● **PROBLEM DESCRIPTION**:
Every line with the word "SmallFwdArgs" in it should be extracted from the data that follows.

● **INPUT FOR THIS TASK**:

template <class G>
__device__ __forceinline__ void f16s_vfc_body(const char* __restrict__ xv, const uint4* __restrict__ a, const float* __restrict__ b1,
                                              const float* __restrict__ w2, const float* __restrict__ b2, float inv_scale,
                                              float* __restrict__ value, int batch, const int bx) {
    __shared__ float red[2][32];
    constexpr int NS = Hx<G>::VSTEPS;
    const bool act = threadIdx.x < 128;
    const int lane = threadIdx.x & 63, mt = (threadIdx.x >> 6) & 1, n = lane & 31, kg = lane >> 5;
    const int pos = bx * 32 + n, posc = pos < batch ? pos : batch - 1;
    const char* xb = xv + (size_t)posc * Hx<G>::kValPos + (uint32_t)kg * 16u;
    const uint4* ap = a + (size_t)mt * 128 + lane;
    f32x16 acc;
#pragma unroll
    for (int r = 0; r < 16; ++r) acc[r] = 0.0f;
#pragma unroll
    for (int half = 0; half < (NS + 15) / 16; ++half) {
        uint4 bh[16], bl[16], ah[16], al[16];
#pragma unroll
        for (int q = 0; q < 16; ++q) {
            const int s_ = 16 * half + q;
            if (s_ < NS) {
                bh[q] = *reinterpret_cast<const uint4*>(xb + s_ * 32);
                bl[q] = *reinterpret_cast<const uint4*>(xb + Hx<G>::kValLo + s_ * 32);
                ah[q] = ap[(size_t)s_ * 256];
                al[q] = ap[(size_t)s_ * 256 + 64];
            }
        }
        typedef uint32_t u32x4 __attribute__((ext_vector_type(4)));
#pragma unroll
        for (int q = 0; q < 16; ++q) {
            if (16 * half + q < NS) {
                u32x4 t0, t1, t2, t3;
                __builtin_memcpy(&t0, &bh[q], 16); __builtin_memcpy(&t1, &bl[q], 16); __builtin_memcpy(&t2, &ah[q], 16); __builtin_memcpy(&t3, &al[q], 16);
                asm volatile("" : "+v"(t0), "+v"(t1), "+v"(t2), "+v"(t3));
                __builtin_memcpy(&bh[q], &t0, 16); __builtin_memcpy(&bl[q], &t1, 16); __builtin_memcpy(&ah[q], &t2, 16); __builtin_memcpy(&al[q], &t3, 16);
            }
        }
#pragma unroll
        for (int q = 0; q < 16; ++q) {
            if (16 * half + q < NS) {
                h8 xh, xl, wh, wl;
                __builtin_memcpy(&xh, &bh[q], 16); __builtin_memcpy(&xl, &bl[q], 16);
                __builtin_memcpy(&wh, &ah[q], 16); __builtin_memcpy(&wl, &al[q], 16);
                acc = __builtin_amdgcn_mfma_f32_32x32x16_f16(wh, xh, acc, 0, 0, 0);
                acc = __builtin_amdgcn_mfma_f32_32x32x16_f16(wh, xl, acc, 0, 0, 0);
                acc = __builtin_amdgcn_mfma_f32_32x32x16_f16(wl, xh, acc, 0, 0, 0);
            }
        }
    }
    float part = 0.0f;
#pragma unroll
    for (int r = 0; r < 16; ++r) {
        const int j = 32 * mt + 16 * kg + r;
        part += elu1(acc[r] * inv_scale + b1[j]) * w2[j];
    }
    part += __shfl_xor(part, 32);
    if (act && kg == 0) red[mt][n] = part;
    __syncthreads();
    if (act && mt == 0 && kg == 0 && pos < batch) value[pos] = tanhf((red[0][n] + red[1][n] + b2[0]) * 0.5f);
}
template <class G>
__global__ __launch_bounds__(128) __attribute__((amdgpu_waves_per_eu(1, 2))) void af_value_fc_f16s(
    const char* __restrict__ xv, const uint4* __restrict__ a , const float* __restrict__ b1, const float* __restrict__ w2,
    const float* __restrict__ b2, float inv_scale, float* __restrict__ value, int batch) {
    f16s_vfc_body<G>(xv, a, b1, w2, b2, inv_scale, value, batch, (int)blockIdx.x);
}
struct VfcArgs { const char* xv; const uint4* a; const float *b1, *w2, *b2; float inv_scale; float* value; };
template <class G>
__global__ __launch_bounds__(256, 1) __attribute__((amdgpu_waves_per_eu(1, 1))) void af_small_l7v_f16s(F16sArgs P, VfcArgs V) {
    extern __shared__ __attribute__((aligned(16))) char smem[];
    const int nb = P.batch, id = (int)blockIdx.x;
    if (id < 2 * nb) f16s_body<G, 2, 4, 2, 2, 1, false, true, 0, 0, kDist, 1, 2, -1>(P, smem, id % nb, nb, (id / nb) * 2);
    else f16s_vfc_body<G>(V.xv, V.a, V.b1, V.w2, V.b2, V.inv_scale, V.value, nb, id - 2 * nb);
}
template <class G>
__global__ __launch_bounds__(256, 1) __attribute__((amdgpu_waves_per_eu(1, 1))) void af_big_l7v_f16s(F16sArgs P, VfcArgs V) {
    extern __shared__ __attribute__((aligned(16))) char smem[];
    const int gp = P.gx0, id = (int)blockIdx.x;
    if (id < gp) f16s_body<G, 2, 4, 2, 2, 1, false, true, 0, 0, kDist, 1, 4, -1>(P, smem, id, gp);
    else f16s_vfc_body<G>(V.xv, V.a, V.b1, V.w2, V.b2, V.inv_scale, V.value, P.batch, id - gp);
}

constexpr int kDfStem = 0, kDfL0 = 8, kDfL1 = 16, kDfL2 = 24, kDfL3 = 32, kDfP = 40, kDfV = 48, kDfQ = 56, kDfB5 = 64, kDfPF = 72, kDfFin = 73, kDfErr = 74, kDfWords = 75;
struct SmallFwdArgs {
    const float* planes; const uint4* stem_w; const float* stem_b; float stem_inv; char* f0;
    F16sArgs L0, L1, L2, L3, P, V, Q, B5;
    VfcArgs F;
    const char* xp; const uint4* pfa; const float* pfb; float pf_inv; float* policy; float* pfx;
    int* df;
    int batch;
};

template <class G>
__device__ __forceinline__ void f16s_pfc_role(const SmallFwdArgs& S, const int kh, char* smem) {
    constexpr int NPIX = G::NPIX, HXP = Hx<G>::HXP, NLT = Hx<G>::NLT, LW = 32 * NLT, LWP = LW + 1, NS = HXP / 2, RD = 32;
    static_assert(NLT == 4 && NS == 64, "the role form of the policy head is written for 11x11 (one logit tile per wave)");
    const int nb = S.batch, lane = threadIdx.x & 63, n = lane & 31, kg = lane >> 5;
    const int mt = __builtin_amdgcn_readfirstlane((int)(threadIdx.x >> 6));
    int* const df = S.df;
    const int step0 = NS * kh, nstep = NPIX - step0 < NS ? NPIX - step0 : NS;
    const uint4* ap = S.pfa + ((size_t)step0 * NLT + mt) * 128 + lane;
    uint4 ring[RD][2];
#pragma unroll
    for (int q = 0; q < RD; ++q) {
        const int st_ = q < nstep ? q : nstep - 1;
        ring[q][0] = ap[(size_t)st_ * NLT * 128];
        ring[q][1] = ap[(size_t)st_ * NLT * 128 + 64];
    }
    float bj[16];
#pragma unroll
    for (int r = 0; r < 16; ++r) { const int j = 32 * mt + 16 * kg + r; bj[r] = S.pfb[j < NPIX ? j : 0]; }
    {
        unsigned sink = 0;
#pragma unroll
        for (int q = RD; q < NS; ++q) {
            const int st_ = q < nstep ? q : nstep - 1;
            sink ^= reinterpret_cast<const unsigned*>(ap + (size_t)st_ * NLT * 128)[0] ^ reinterpret_cast<const unsigned*>(ap + (size_t)st_ * NLT * 128 + 64)[0];
        }
        asm volatile("" : : "v"(sink));
    }
    if (threadIdx.x == 0) {
        for (int p = 0; p < nb; ++p) df_poll(df + kDfB5 + p, 1, df + kDfErr);
    }
    DF_T(1);
    __syncthreads();
    constexpr uint32_t kXS = 2u * NS * 32u + 16u;
    for (int c = mt; c < nb * 4; c += 4) {
        const int pp = c >> 2, hl = (c >> 1) & 1, part = c & 1;
        glds16_sc1(S.xp + (size_t)pp * Hx<G>::kPolPos + (uint32_t)hl * Hx<G>::kPolLo + (uint32_t)step0 * 32u + (uint32_t)part * 1024u + (uint32_t)lane * 16u,
                   (uint32_t)__builtin_amdgcn_readfirstlane((int)((uint32_t)(uintptr_t)smem + (uint32_t)pp * kXS + (uint32_t)hl * (NS * 32u) + (uint32_t)part * 1024u)));
    }
    asm volatile("s_waitcnt vmcnt(0)" ::: "memory");
    __syncthreads();
    const int pq = n < nb ? n : nb - 1;
    const char* xb = smem + (uint32_t)pq * kXS + (uint32_t)kg * 16u;
    f32x16 acc;
#pragma unroll
    for (int r = 0; r < 16; ++r) acc[r] = 0.0f;
    h8 bh = *reinterpret_cast<const h8*>(xb), bl = *reinterpret_cast<const h8*>(xb + NS * 32);
#pragma unroll
    for (int st_ = 0; st_ < NS; ++st_) {
        h8 ah, al, nbh = bh, nbl = bl;
        __builtin_memcpy(&ah, &ring[st_ % RD][0], 16); __builtin_memcpy(&al, &ring[st_ % RD][1], 16);
        if (st_ + 1 < NS) {
            nbh = *reinterpret_cast<const h8*>(xb + (st_ + 1) * 32);
            nbl = *reinterpret_cast<const h8*>(xb + NS * 32 + (st_ + 1) * 32);
        }
        if (st_ + RD < NS) {
            const int pf = st_ + RD < nstep ? st_ + RD : nstep - 1;
            ring[st_ % RD][0] = ap[(size_t)pf * NLT * 128];
            ring[st_ % RD][1] = ap[(size_t)pf * NLT * 128 + 64];
        }
        acc = __builtin_amdgcn_mfma_f32_32x32x16_f16(ah, bh, acc, 0, 0, 0);
        acc = __builtin_amdgcn_mfma_f32_32x32x16_f16(ah, bl, acc, 0, 0, 0);
        acc = __builtin_amdgcn_mfma_f32_32x32x16_f16(al, bh, acc, 0, 0, 0);
        if (st_ + 1 < NS) __builtin_amdgcn_sched_group_barrier(0x100, 2, 0);
        if (st_ + RD < NS) __builtin_amdgcn_sched_group_barrier(0x020, 2, 0);
        __builtin_amdgcn_sched_group_barrier(0x008, 3, 0);
        bh = nbh; bl = nbl;
    }
    __syncthreads();
    f32x4* const px = reinterpret_cast<f32x4*>(S.pfx) + (size_t)mt * 4 * 64 + lane;
    if (kh == 1) {
#pragma unroll
        for (int q = 0; q < 4; ++q) st16_sc1(px + q * 64, f32x4{acc[4 * q], acc[4 * q + 1], acc[4 * q + 2], acc[4 * q + 3]});
        df_signal(df + kDfPF);
        return;
    }
    df_wait_inv(df + kDfPF, 1, df + kDfErr);
    float* Lg = reinterpret_cast<float*>(smem);
#pragma unroll
    for (int q = 0; q < 4; ++q) {
        const f32x4 o = px[q * 64];
#pragma unroll
        for (int e = 0; e < 4; ++e) {
            const int r = 4 * q + e, j = 32 * mt + 16 * kg + r;
            Lg[n * LWP + j] = j < NPIX ? (acc[r] + o[e]) * S.pf_inv + bj[r] : -3.0e38f;
        }
    }
    __syncthreads();
    const int p = (int)threadIdx.x >> 4, sub = (int)threadIdx.x & 15;
    constexpr int NV = LW / 16;
    float v[NV], mx = -3.0e38f;
#pragma unroll
    for (int q = 0; q < NV; ++q) { v[q] = Lg[p * LWP + sub + 16 * q]; mx = fmaxf(mx, v[q]); }
#pragma unroll
    for (int off = 8; off >= 1; off >>= 1) mx = fmaxf(mx, __shfl_xor(mx, off));
    float sum = 0.0f;
#pragma unroll
    for (int q = 0; q < NV; ++q) { v[q] = (sub + 16 * q) < NPIX ? expf(v[q] - mx) : 0.0f; sum += v[q]; }
#pragma unroll
    for (int off = 8; off >= 1; off >>= 1) sum += __shfl_xor(sum, off);
    if (p < nb) {
#pragma unroll
        for (int q = 0; q < NV; ++q) {
            const int j = sub + 16 * q;
            if (j < NPIX) S.policy[(size_t)p * NPIX + j] = v[q] / sum;
        }
    }
}

template <class G>
__global__ __launch_bounds__(256, 1) __attribute__((amdgpu_waves_per_eu(1, 1))) void af_small_forward_f16s(SmallFwdArgs S) {
    extern __shared__ __attribute__((aligned(16))) char smem[];
    const int nb = S.batch;
    int id = (int)blockIdx.x;
    int* const df = S.df;
    DF_T(0);
    if (id < nb) {
        DF_T(1);
        f16s_stem_body<G, true>(S.planes, S.stem_w, S.stem_b, S.stem_inv, S.f0, nb, id, nb, reinterpret_cast<uint4*>(smem),
                          reinterpret_cast<_Float16*>(smem + StemLds<G>::kImgOff));
        df_signal(df + kDfStem + id);
    } else if ((id -= nb) < 2 * nb) {
        f16s_body<G, 1, 0, 2, 1, 2, false, false, 0, 0, 1, 1, 1, -1, 0, 1>(S.L0, smem, id % nb, nb, (id / nb) * 2, 0, 1);
    } else if ((id -= 2 * nb) < 2 * nb) {
        f16s_body<G, 2, 1, 2, 1, 2, false, true, 0, 0, kDist, 1, 1, -1, 0, 1>(S.L1, smem, id % nb, nb, (id / nb) * 2, 0, 1);
    } else if ((id -= 2 * nb) < 4 * nb) {
        f16s_body<G, 2, 0, 4, 1, 1, false, false, 0, 0, kDist, 1, 1, -1, 0, 1>(S.L2, smem, id % nb, nb, id / nb, 0, 1);
    } else if ((id -= 4 * nb) < 4 * nb) {
        const int r = id / nb;
        f16s_body<G, 4, 2, 2, 2, 1, false, false, 0, 0, kDist, 1, 2, -1, 0, 1>(S.L3, smem, id % nb, nb, (r >> 1) * 2, r & 1, 2);
    } else if ((id -= 4 * nb) < 3 * nb) {
        if (id < 2 * nb) f16s_body<G, 4, 0, 2, 2, 1, false, false, 0, 0, kDist, 1, 2, -1, 0, 1>(S.P, smem, id % nb, nb, (id / nb) * 2, 0, 1);
        else f16s_body<G, 4, 0, 1, 2, 2, false, false, 1, 0, 2, 1, 2, -1, 1, 1>(S.V, smem, id - 2 * nb, nb, 0, 0, 1);
    } else if ((id -= 3 * nb) < 2 * nb + 1) {
        if (id < 2 * nb) {
            f16s_body<G, 2, 4, 2, 2, 1, false, true, 0, 0, kDist, 1, 2, -1, 0, 1>(S.Q, smem, id % nb, nb, (id / nb) * 2, 0, 1);
        } else {
            if (threadIdx.x == 0) {
                for (int p = 0; p < nb; ++p) df_poll(df + kDfV + p, 1, df + kDfErr);
                __builtin_amdgcn_fence(__ATOMIC_ACQUIRE, "agent");
            }
            DF_T(1);
            __syncthreads();
            f16s_vfc_body<G>(S.F.xv, S.F.a, S.F.b1, S.F.w2, S.F.b2, S.F.inv_scale, S.F.value, nb, 0);
        }
    } else if ((id -= 2 * nb + 1) < nb) {
        f16s_body<G, 2, 0, 1, 1, 4, false, true, 1, 0, 2, 1, 1, -1, 2, 1>(S.B5, smem, id, nb, 0, 0, 1);
    } else {
        f16s_pfc_role<G>(S, id - nb == 0 ? 1 : 0, smem);
    }
    __syncthreads();
    DF_T(4);
    if (threadIdx.x == 0) {
        if (__hip_atomic_fetch_add(df + kDfFin, 1, __ATOMIC_RELAXED, __HIP_MEMORY_SCOPE_AGENT) == (int)gridDim.x - 1) {
            for (int i = 0; i <= kDfFin; ++i) __hip_atomic_store(df + i, 0, __ATOMIC_RELAXED, __HIP_MEMORY_SCOPE_AGENT);
        }
    }
}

● **SOLUTION TO THE PROBLEM**:
struct SmallFwdArgs {
__device__ __forceinline__ void f16s_pfc_role(const SmallFwdArgs& S, const int kh, char* smem) {
__global__ __launch_bounds__(256, 1) __attribute__((amdgpu_waves_per_eu(1, 1))) void af_small_forward_f16s(SmallFwdArgs S) {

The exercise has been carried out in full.